◆ Work task ◆
Could you tally the lines of the entries that carry the string "ifndef"? Reply with the number and nothing more.

◆ Given data ◆
**********

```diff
@@ -610,7 +708,7 @@
     long at = 0;
     for (int s = 0; s < h.stair_n; ++s) { g.stair_pre[s] = (unsigned)at; at += (long)g.stair_h * (h.stair_cols[h.stair_n - 1 - s] / BN); }
     g.stair_pre[h.stair_n] = (unsigned)at;
-    g.nblk = at;
+    g.nblk = g.nbig = at;
   }
   g.prio = g.nblk <= 512 ? 1 : 0;
   g.grouped = (!(h.klo_max | h.khi_col | h.khi_row) && (long)h.N * h.K * 8 > (128L << 20)) ? 1 : 0;
@@ -629,7 +727,10 @@
     else         hipLaunchKernelGGL((gemm_f64_mfma_dma<AK, BKM, false>), grid, block, 0, st, g);         \
   } while (0)
   const bool inplace = (const double*)h.C == h.A || (const double*)h.C == h.B;
-  if (dma && !h.stair_n && h.a_km && h.b_km && h.K == 128 && g.nblk <= 128 && !h.klo_max && !h.khi_col && !h.khi_row && !h.small_lds &&
+  const bool sp = dma && h.a_km && h.b_km && gemm_sp_mode() && !h.klo_max && !h.khi_col && !h.khi_row && h.K % (2 * BK) == 0;
+  const long nt = sp ? gemm_tail_tiles(h, g.nblk, inplace) : 0;
+  const bool forced = nt > 0 && g_gemm_tail == 2;
+  if (!forced && dma && !h.stair_n && h.a_km && h.b_km && h.K == 128 && g.nblk <= 128 && !h.klo_max && !h.khi_col && !h.khi_row && !h.small_lds &&
       (!inplace || ((const double*)h.C == h.A && (const double*)h.C != h.B && h.N == 128 && !h.lower))) {
     GemmDev q = g;
     if (inplace) {
@@ -644,7 +745,7 @@
     GH_HIP(hipGetLastError());
     return GH_OK;
   }
-  if (dma && !h.stair_n && h.a_km && h.b_km && g.nblk <= 128 && !h.klo_max && !h.khi_col && !h.khi_row && (!h.lower || h.M == h.N) &&
+  if (!forced && dma && !h.stair_n && h.a_km && h.b_km && g.nblk <= 128 && !h.klo_max && !h.khi_col && !h.khi_row && (!h.lower || h.M == h.N) &&
       (!inplace || (h.N == 128 && !h.lower))) {
     GemmDev q = g;
     if (inplace) {
@@ -657,9 +758,12 @@
       hipLaunchKernelGGL(gemm_f64_mfma_dma64<2>, dim3((unsigned)q.nblk), block, 0, st, q);
     }
   }
-  else if (dma && h.a_km && h.b_km && gemm_sp_mode() && !h.klo_max && !h.khi_col && !h.khi_row && h.K % (2 * BK) == 0) {
-    if (h.lower) hipLaunchKernelGGL(gemm_f64_mfma_dma_sp<true>, grid, block, 0, st, g);
-    else         hipLaunchKernelGGL(gemm_f64_mfma_dma_sp<false>, grid, block, 0, st, g);
+  else if (sp) {
+    g.nbig = g.nblk - nt;
+    if (gh_tail_grid(g.nblk, nt) > 0x7fffffffL) { gh_set_error("gemm: grid too large"); return GH_ERR_BAD_ARG; }
+    const dim3 grid_sp((unsigned)gh_tail_grid(g.nblk, nt));
+    if (h.lower) hipLaunchKernelGGL(gemm_f64_mfma_dma_sp<true>, grid_sp, block, 0, st, g);
+    else         hipLaunchKernelGGL(gemm_f64_mfma_dma_sp<false>, grid_sp, block, 0, st, g);
   }
   else if (dma && h.a_km && h.b_km)   GH_DMA_LAUNCH(true, true);
   else if (dma && h.a_km && !h.b_km)  GH_DMA_LAUNCH(true, false);
diff --git a/george_amd/csrc/gh_gemm_tail.h b/george_amd/csrc/gh_gemm_tail.h
--- /dev/null
+++ b/george_amd/csrc/gh_gemm_tail.h
@@ -0,0 +1,105 @@
+#ifndef GH_GEMM_TAIL_H_
+#define GH_GEMM_TAIL_H_
+#include <math.h>
+
+#if defined(__HIPCC__) || defined(__CUDACC__)
+#define GH_HD __host__ __device__ __forceinline__
+#else
+#define GH_HD static inline
+#endif
+
+#ifndef GH_TILE_GROUP
+#define GH_TILE_GROUP 8
+#endif
+
+struct GhTileOrder {
+  int tiles_m, tiles_n;
+  int lower;
+  int grouped;
+  long nblk;
+};
+GH_HD long gh_tile_count(int tiles_m, int tiles_n, int lower) {
+  return lower ? (long)tiles_n * (tiles_n + 1) / 2 + (long)(tiles_m - tiles_n) * tiles_n : (long)tiles_m * tiles_n;
+}
+
+GH_HD long gh_xcd_remap(long bid, long nblk) {
+  const long q = nblk / 8, r = nblk % 8;
+  const long xcd = bid % 8, idx = bid / 8;
+  return (xcd < r ? xcd * (q + 1) : r * (q + 1) + (xcd - r) * q) + idx;
+}
+
+GH_HD void gh_grouped_rect(long l, int rows, int cols, int& tm, int& tn) {
+  const int G = GH_TILE_GROUP;
+  const int g = (int)(l / ((long)G * cols));
+  const int gg = G < rows - g * G ? G : rows - g * G;
+  const long r = l - (long)g * G * cols;
+  tn = (int)(r / gg);
+  tm = g * G + (int)(r % gg);
+}
+GH_HD void gh_grouped_tri(long l, int T, int& tm, int& tn) {
+  const int G = GH_TILE_GROUP;
+  const long H = (long)G * (G + 1) / 2;
+  long g = (long)((sqrt(((double)H - 0.5 * G * G) * ((double)H - 0.5 * G * G) + 2.0 * G * G * (double)l) - ((double)H - 0.5 * G * G)) /
+                  ((double)G * G));
+  while ((long)G * G * g * (g - 1) / 2 + g * H > l) --g;
+  while ((long)G * G * (g + 1) * g / 2 + (g + 1) * H <= l) ++g;
+  const int r0 = (int)g * G, gg = G < T - r0 ? G : T - r0;
+  long r = l - ((long)G * G * g * (g - 1) / 2 + g * H);
+  const long rect = (long)gg * (r0 + 1);
+  if (r < rect) {
+    tn = (int)(r / gg);
+    tm = r0 + (int)(r % gg);
+    return;
+  }
+  r -= rect;
+  int j = 1;
+  while (r >= gg - j) { r -= gg - j; ++j; }
+  tn = r0 + j;
+  tm = r0 + j + (int)r;
+}
+GH_HD void gh_tile_at(int tiles_m, int tiles_n, int lower, int grouped, long l, int& tm, int& tn) {
+  if (lower) {
+    const long tri = (long)tiles_n * (tiles_n + 1) / 2;
+    if (l < tri) {
+      if (grouped) {
+        gh_grouped_tri(l, tiles_n, tm, tn);
+      } else {
+        long t = (long)((sqrt(8.0 * (double)l + 1.0) - 1.0) * 0.5);
+        while (t * (t + 1) / 2 > l) --t;
+        while ((t + 1) * (t + 2) / 2 <= l) ++t;
+        tm = (int)t;
+        tn = (int)(l - t * (t + 1) / 2);
+      }
+    } else if (grouped) {
+      gh_grouped_rect(l - tri, tiles_m - tiles_n, tiles_n, tm, tn);
+      tm += tiles_n;
+    } else {
+      tm = tiles_n + (int)((l - tri) / tiles_n);
+      tn = (int)((l - tri) % tiles_n);
+    }
+  } else if (grouped) {
+    gh_grouped_rect(l, tiles_m, tiles_n, tm, tn);
+  } else {
+    tm = (int)(l / tiles_n);
+    tn = (int)(l % tiles_n);
+  }
+}
+
+GH_HD long gh_tail_grid(long nblk, long nt) { return nblk + 3 * nt; }
+GH_HD void gh_tail_quarter(long nblk, long nt, long w, long& t, int& q) {
+  const long whole = nt / 8 * 32;
+  if (w < whole) {
+    t = (nblk - nt) + (w & 7) + 8 * (w >> 5);
+    q = (int)((w >> 3) & 3);
+  } else {
+    t = (nblk - nt) + whole / 4 + ((w - whole) >> 2);
+    q = (int)((w - whole) & 3);
+  }
+}
+GH_HD void gh_tail_map(const GhTileOrder& o, long nt, long bid, int& tm, int& tn, int& q) {
+  long t = bid;
+  q = -1;
+  if (bid >= o.nblk - nt) gh_tail_quarter(o.nblk, nt, bid - (o.nblk - nt), t, q);
+  gh_tile_at(o.tiles_m, o.tiles_n, o.lower, o.grouped, gh_xcd_remap(t, o.nblk), tm, tn);
+}
+#endif
diff --git a/include/george_amd_debug.h b/include/george_amd_debug.h
--- a/include/george_amd_debug.h
+++ b/include/george_amd_debug.h
@@ -11,6 +11,9 @@
 int gh_debug_set_mfma(int mode);
 int gh_debug_set_gemm_sp(int mode);
 int gh_debug_set_gemm_grouped(int mode);
+int gh_debug_set_gemm_tail(int mode, int slots);
+int gh_debug_gemm_tail_map(int32_t tiles_m, int32_t tiles_n, int32_t lower, int32_t grouped, int64_t nt, int32_t* out, int64_t max_rows,
+                           int64_t* n_rows);
 int gh_debug_set_build_on_chain(int on);
 int gh_debug_set_append_path(int path);
 int gh_debug_set_remove_path(int path);
```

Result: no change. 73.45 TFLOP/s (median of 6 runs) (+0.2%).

**********

◆ Exercise solution ◆
2